According to http://marrow.org, potential matches can donate blood marrow or cells from circulating blood. 

"Most of the time now, the PBSC peripheral blood stem cell donation is basically like giving blood," Duvall explained. "It takes four to six hours, and they draw blood out of your left arm; it goes into a machine, which filters out the stem cells, and the body replaces what you gave in four to six hours.

"In some cases, it’s a marrow donation, which is a surgical procedure in which a needle is put into your pelvis and they draw out 5 percent of your body’s liquid marrow. Obviously, there’s no pain during the procedure, but you’re pretty sore for up to two weeks afterward. But your body will replace what you gave and you’ll be back to normal activities in two weeks."

He said Harris’ sister was a match on seven or eight of 10 characteristics.

"You have to match eight at the minimum, but they desire 10 out of 10," he said. "If i
t’s just eight, there’s a chance your body will reject. But the problem is there are 4,600 variations of those 10 characteristics that can occur in over a million combinations. So that’s why it’s so hard to be somebody’s match."

Duvall said he was eating dinner while on duty at his Conway fire station last fall when he saw the TV report about Harris’ story, showing her in her hospital bed with her newborn son.

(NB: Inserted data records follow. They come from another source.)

template <int CONV, int EPI, int BKT, bool RES>
__global__ __launch_bounds__(256, (BKT == 64 ? 2 : 3)) void gemm_kernel(const GemmParams p) {
  using TC = TileCfg<BKT>;
  constexpr int LROW = TC::LROW, TILE_ELEMS = TC::TILE_ELEMS, NPASS = TC::NPASS, RPT = TC::RPT, BK = BKT;
  extern __shared__ __attribute__((aligned(16))) uint16_t smem[];
  const int tid = threadIdx.x;
  const int lane = tid & 63, wid = tid >> 6;
  const int wm = wid >> 1, wn = wid & 1;
  const int l31 = lane & 31, g = lane >> 5;

  const int64_t nblk = p.tiles_n * p.tiles_m;
  const int64_t lid = xcd_remap(blockIdx.x, nblk);
  const int64_t tile_n = lid % p.tiles_n, tile_m = lid / p.tiles_n;
  const int64_t m0 = tile_m * BM, n0 = tile_n * BN;

  const int kc = tid % TC::CPR;
  const int srow = tid / TC::CPR;

  const uint16_t* a_ptr[NPASS];
  int a_b[CONV == 2 ? NPASS : 1], a_y[CONV == 2 ? NPASS : 1], a_x[CONV == 2 ? NPASS : 1];
  bool a_ok[NPASS];
  int a_mask[NPASS];
#pragma unroll
  for (int i = 0; i < NPASS; ++i) {
    int64_t m = m0 + srow + RPT * i;
    a_ok[i] = m < p.M;
    if (m >= p.M) m = p.M - 1;
    if constexpr (CONV != 0) {
      const int hw = p.Ho * p.Wo;
      const int b = (int)(m / hw);
      const int rem = (int)(m - (int64_t)b * hw);
      const int oy = rem / p.Wo, ox = rem - oy * p.Wo;
      if constexpr (CONV == 2) {
        a_b[i] = b; a_y[i] = oy; a_x[i] = ox;
        a_ptr[i] = nullptr; a_mask[i] = 0;
      } else {
        const int y0 = oy * p.stride - 1, x0 = ox * p.stride - 1;
        a_ptr[i] = p.X + (((int64_t)b * p.H + y0) * p.Wd + x0) * p.Cin + kc * 8;
        int mask = 0;
#pragma unroll
        for (int t = 0; t < 9; ++t) {
          const int yy = y0 + t / 3, xx = x0 + t % 3;
          if (a_ok[i] && yy >= 0 && yy < p.H && xx >= 0 && xx < p.Wd) mask |= 1 << t;
        }
        a_mask[i] = mask;
      }
    } else {
      a_ptr[i] = p.X + m * p.ldx + kc * 8;
      a_mask[i] = 0;
    }
  }
  const uint16_t* w_ptr[NPASS];
#pragma unroll
  for (int i = 0; i < NPASS; ++i) {
    int64_t n = n0 + srow + RPT * i;
    if (n >= p.N) n = p.N - 1;
    w_ptr[i] = p.W + n * p.ldw + kc * 8;
  }

  struct RegTile { u32x4_t a[NPASS], w[NPASS]; };
  RegTile rt0, rt1;
  auto load_tile = [&](int64_t k0, RegTile& rt) {
    u32x4_t (&ra)[NPASS] = rt.a; u32x4_t (&rw)[NPASS] = rt.w;
    if constexpr (CONV != 0) {
      {
        const int kt64 = (int)(k0 >> 6);
        const int c64 = kt64 / 9, t = kt64 - 9 * c64;
        k0 = (int64_t)t * p.Cin + c64 * 64 + (k0 & 63);
      }
      const int tap = (int)(k0 / p.Cin);
      const int ci0 = (int)(k0 - (int64_t)tap * p.Cin);
      const int ky = tap / 3, kx = tap - ky * 3;
      if constexpr (CONV == 1) {
        const int64_t toff = ((int64_t)ky * p.Wd + kx) * p.Cin + ci0;
#pragma unroll
        for (int i = 0; i < NPASS; ++i) {
          if ((a_mask[i] >> tap) & 1) ra[i] = *reinterpret_cast<const u32x4_t*>(a_ptr[i] + toff);
          else ra[i] = u32x4_t{0u, 0u, 0u, 0u};
        }
      } else {
        const int He = p.He, We = p.We;
#pragma unroll
        for (int i = 0; i < NPASS; ++i) {
          const int yy = a_y[i] + ky - 1, xx = a_x[i] + kx - 1;
          const bool ok = a_ok[i] && yy >= 0 && yy < He && xx >= 0 && xx < We;
          if (ok) {
            const uint16_t* src = p.X + (((int64_t)a_b[i] * p.H + (yy >> 1)) * p.Wd + (xx >> 1)) * p.Cin + ci0 + kc * 8;
            ra[i] = *reinterpret_cast<const u32x4_t*>(src);
          } else {
            ra[i] = u32x4_t{0u, 0u, 0u, 0u};
          }
        }
      }
    } else {
#pragma unroll
      for (int i = 0; i < NPASS; ++i) ra[i] = *reinterpret_cast<const u32x4_t*>(a_ptr[i] + k0);
    }
#pragma unroll
    for (int i = 0; i < NPASS; ++i) rw[i] = *reinterpret_cast<const u32x4_t*>(w_ptr[i] + k0);
  };
  auto store_tile = [&](int buf, const RegTile& rt) {
    const u32x4_t (&ra)[NPASS] = rt.a; const u32x4_t (&rw)[NPASS] = rt.w;
    uint16_t* As = smem + (buf * 2 + 0) * TILE_ELEMS;
    uint16_t* Ws = smem + (buf * 2 + 1) * TILE_ELEMS;
#pragma unroll
    for (int i = 0; i < NPASS; ++i) {
      *reinterpret_cast<u32x4_t*>(As + (srow + RPT * i) * LROW + kc * 8) = ra[i];
      *reinterpret_cast<u32x4_t*>(Ws + (srow + RPT * i) * LROW + kc * 8) = rw[i];
    }
  };

  f32x16_t acc[2][2];
#pragma unroll
  for (int a = 0; a < 2; ++a)
#pragma unroll
    for (int b = 0; b < 2; ++b)
#pragma unroll
      for (int r = 0; r < 16; ++r) acc[a][b][r] = 0.f;

  u32x4_t rres[RES ? 4 : 1];
  const int ecc = lane & 7;
  const int64_t en = n0 + wn * 64 + 8 * ecc;
  const bool epf = RES && (EPI == EPI_LINEAR) && p.R != nullptr && p.vec16 && en + 8 <= p.N;
  auto prefetch_residual = [&](int tm) {
    if constexpr (RES) {
#pragma unroll
      for (int j = 0; j < 4; ++j) {
        int64_t m = m0 + wm * 64 + tm * 32 + 8 * j + (lane >> 3);
        if (m >= p.M) m = p.M - 1;
        rres[j] = *reinterpret_cast<const u32x4_t*>(p.R + m * p.ldr + en);
      }
    }
  };

  const int64_t nk = p.K / BK;
  auto compute = [&](int cur) {
    const uint16_t* As = smem + (cur * 2 + 0) * TILE_ELEMS;
    const uint16_t* Ws = smem + (cur * 2 + 1) * TILE_ELEMS;
    u32x4_t fw[2][2], fa[2][2];
    auto load_frags = [&](int slot, int ks) {
#pragma unroll
      for (int t = 0; t < 2; ++t) {
        fw[slot][t] = *reinterpret_cast<const u32x4_t*>(Ws + (wn * 64 + t * 32 + l31) * LROW + ks * 16 + g * 8);
        fa[slot][t] = *reinterpret_cast<const u32x4_t*>(As + (wm * 64 + t * 32 + l31) * LROW + ks * 16 + g * 8);
      }
    };
    load_frags(0, 0);
#pragma unroll
    for (int ks = 0; ks < BK / 16; ++ks) {
      if (ks + 1 < BK / 16) load_frags((ks + 1) & 1, ks + 1);
#pragma unroll
      for (int tn = 0; tn < 2; ++tn)
#pragma unroll
        for (int tm = 0; tm < 2; ++tm) acc[tn][tm] = mfma32(fw[ks & 1][tn], fa[ks & 1][tm], acc[tn][tm]);
    }
  };

  load_tile(0, rt0);
  store_tile(0, rt0);
  if (nk > 1) load_tile(1 * BK, rt0);
  if (nk > 2) load_tile(2 * BK, rt1);
  __syncthreads();
  for (int64_t kt = 0;;) {
    if (kt + 1 >= nk && epf) prefetch_residual(0);
    compute(0);
    if (kt + 1 < nk) store_tile(1, rt0);
    if (kt + 3 < nk) load_tile((kt + 3) * BK, rt0);
    __syncthreads();
    if (++kt >= nk) break;
    if (kt + 1 >= nk && epf) prefetch_residual(0);
    compute(1);
    if (kt + 1 < nk) store_tile(0, rt1);
    if (kt + 3 < nk) load_tile((kt + 3) * BK, rt1);
    __syncthreads();
    if (++kt >= nk) break;
  }

  constexpr int SROW = 68;
  float* const stg = reinterpret_cast<float*>(smem) + wid * (32 * SROW);
#pragma unroll
  for (int tm = 0; tm < 2; ++tm) {
  if (tm == 1) __syncthreads();
#pragma unroll
  for (int tn = 0; tn < 2; ++tn)
#pragma unroll
    for (int q = 0; q < 4; ++q) {
      float4 v;
      v.x = acc[tn][tm][4 * q]; v.y = acc[tn][tm][4 * q + 1]; v.z = acc[tn][tm][4 * q + 2]; v.w = acc[tn][tm][4 * q + 3];
      *reinterpret_cast<float4*>(stg + l31 * SROW + tn * 32 + 8 * q + 4 * g) = v;
    }
  __syncthreads();
  const int64_t mbase = m0 + wm * 64 + tm * 32;

  if constexpr (EPI == EPI_GEGLU) {
    const int cc = lane & 3;
    const int64_t nh = n0 + wn * 64 + 8 * cc;
    const int64_t oc = (n0 + wn * 64) / 2 + 8 * cc;
    if (nh + 32 < p.N + 0 && oc + 8 <= p.N / 2) {
      float bh[8], bg[8];
#pragma unroll
      for (int e = 0; e < 8; ++e) { bh[e] = p.bias ? p.bias[nh + e] : 0.f; bg[e] = p.bias ? p.bias[nh + 32 + e] : 0.f; }
#pragma unroll
      for (int j = 0; j < 2; ++j) {
        const int row = 16 * j + (lane >> 2);
        const int64_t m = mbase + row;
        if (m >= p.M) continue;
        const float4 h0 = *reinterpret_cast<const float4*>(stg + row * SROW + 8 * cc);
        const float4 h1 = *reinterpret_cast<const float4*>(stg + row * SROW + 8 * cc + 4);
        const float4 g0 = *reinterpret_cast<const float4*>(stg + row * SROW + 32 + 8 * cc);
        const float4 g1 = *reinterpret_cast<const float4*>(stg + row * SROW + 32 + 8 * cc + 4);
        const float hv[8] = {h0.x, h0.y, h0.z, h0.w, h1.x, h1.y, h1.z, h1.w};
        const float gv[8] = {g0.x, g0.y, g0.z, g0.w, g1.x, g1.y, g1.z, g1.w};
        float y[8];
        geglu8(hv, gv, bh, bg, y);
        u32x4_t o;
#pragma unroll
        for (int e = 0; e < 4; ++e) o[e] = pack16(y[2 * e], y[2 * e + 1]);
        *reinterpret_cast<u32x4_t*>(p.Y + m * p.ldy + oc) = o;
      }
    }
  } else {
    const int cc = lane & 7;
    const int64_t n = n0 + wn * 64 + 8 * cc;
    if (n < p.N) {
      const bool full = (n + 8 <= p.N) && p.vec16;
      float bv[8];
#pragma unroll
      for (int e = 0; e < 8; ++e) bv[e] = (p.bias && n + e < p.N) ? p.bias[n + e] : 0.f;
#pragma unroll
      for (int j = 0; j < 4; ++j) {
        const int row = 8 * j + (lane >> 3);
        const int64_t m = mbase + row;
        if (m >= p.M) continue;
        const float4 a0 = *reinterpret_cast<const float4*>(stg + row * SROW + 8 * cc);
        const float4 a1 = *reinterpret_cast<const float4*>(stg + row * SROW + 8 * cc + 4);
        float v[8] = {a0.x, a0.y, a0.z, a0.w, a1.x, a1.y, a1.z, a1.w};
#pragma unroll
        for (int e = 0; e < 8; ++e) v[e] += bv[e];
        const uint16_t* rb = p.rowbias ? p.rowbias + (m / p.rb_div) * p.N + n : nullptr;
        const uint16_t* rr = p.R ? p.R + m * p.ldr + n : nullptr;
        uint16_t* yy = p.Y + m * p.ldy + n;
        if (full) {
          if (rb) {
            const u32x4_t t = *reinterpret_cast<const u32x4_t*>(rb);
#pragma unroll
            for (int e = 0; e < 4; ++e) { v[2 * e] += lo16(t[e]); v[2 * e + 1] += hi16(t[e]); }
          }
#pragma unroll
          for (int e = 0; e < 8; ++e) v[e] = epi_scale(v[e], p.alpha);
          if constexpr (RES) {
            if (rr) {
              const u32x4_t t = rres[j];
#pragma unroll
              for (int e = 0; e < 4; ++e) { v[2 * e] = epi_axpy(v[2 * e], p.beta, lo16(t[e])); v[2 * e + 1] = epi_axpy(v[2 * e + 1], p.beta, hi16(t[e])); }
            }
          }
          if (p.out_f32) {
            float* yf = reinterpret_cast<float*>(p.Y) + m * p.ldy + n;
            *reinterpret_cast<float4*>(yf) = float4{v[0], v[1], v[2], v[3]};
            *reinterpret_cast<float4*>(yf + 4) = float4{v[4], v[5], v[6], v[7]};
          } else {
            u32x4_t o;
#pragma unroll
            for (int e = 0; e < 4; ++e) o[e] = pack16(v[2 * e], v[2 * e + 1]);
            *reinterpret_cast<u32x4_t*>(yy) = o;
          }
        } else {
#pragma unroll
          for (int hh = 0; hh < 2; ++hh) {
            if (n + 4 * hh + 4 > p.N) continue;
            float w[4] = {v[4 * hh], v[4 * hh + 1], v[4 * hh + 2], v[4 * hh + 3]};
            if (rb) {
              const u32x2_t t = *reinterpret_cast<const u32x2_t*>(rb + 4 * hh);
              w[0] += lo16(t[0]); w[1] += hi16(t[0]); w[2] += lo16(t[1]); w[3] += hi16(t[1]);
            }
#pragma unroll
            for (int e = 0; e < 4; ++e) w[e] = epi_scale(w[e], p.alpha);
            if (rr) {
              const u32x2_t t = *reinterpret_cast<const u32x2_t*>(rr + 4 * hh);
              w[0] = epi_axpy(w[0], p.beta, lo16(t[0])); w[1] = epi_axpy(w[1], p.beta, hi16(t[0]));
              w[2] = epi_axpy(w[2], p.beta, lo16(t[1])); w[3] = epi_axpy(w[3], p.beta, hi16(t[1]));
            }
            u32x2_t o;
            o[0] = pack16(w[0], w[1]);
            o[1] = pack16(w[2], w[3]);
            *reinterpret_cast<u32x2_t*>(yy + 4 * hh) = o;
          }
        }
      }
    }
  }
  if (tm == 0 && epf) prefetch_residual(1);
  }
}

"That night I went to bed and couldn’t sleep, so I got up and went to the computer and spent most of the night researching her situation," he said. "I thought, why don’t we do it at the firehouse? Then I shared that story with some of my friends at Vilonia, and we said, let’s do a drive here. We called the police chief and a representative from every church in the community and shared Leslie’s story with them and said, ‘We can do something about this.’ We hit the ground running and the support was amazing."

They swabbed 423 people in Vilonia that day in June (when he met Harris for the first time), nearly 100 at the Conway Fire Department over three days to allow all three shifts a chance, and about 75 at Conway Regional.

"It’s growing every day," Duvall said of the registry effort in honor of Harris but that potentially could help anyone on that 6,000-name list. "There’s one coming up in Pine Bluff, and drives are popping up all over. 

"It’s starting to grow. People are good and want to jump in and help."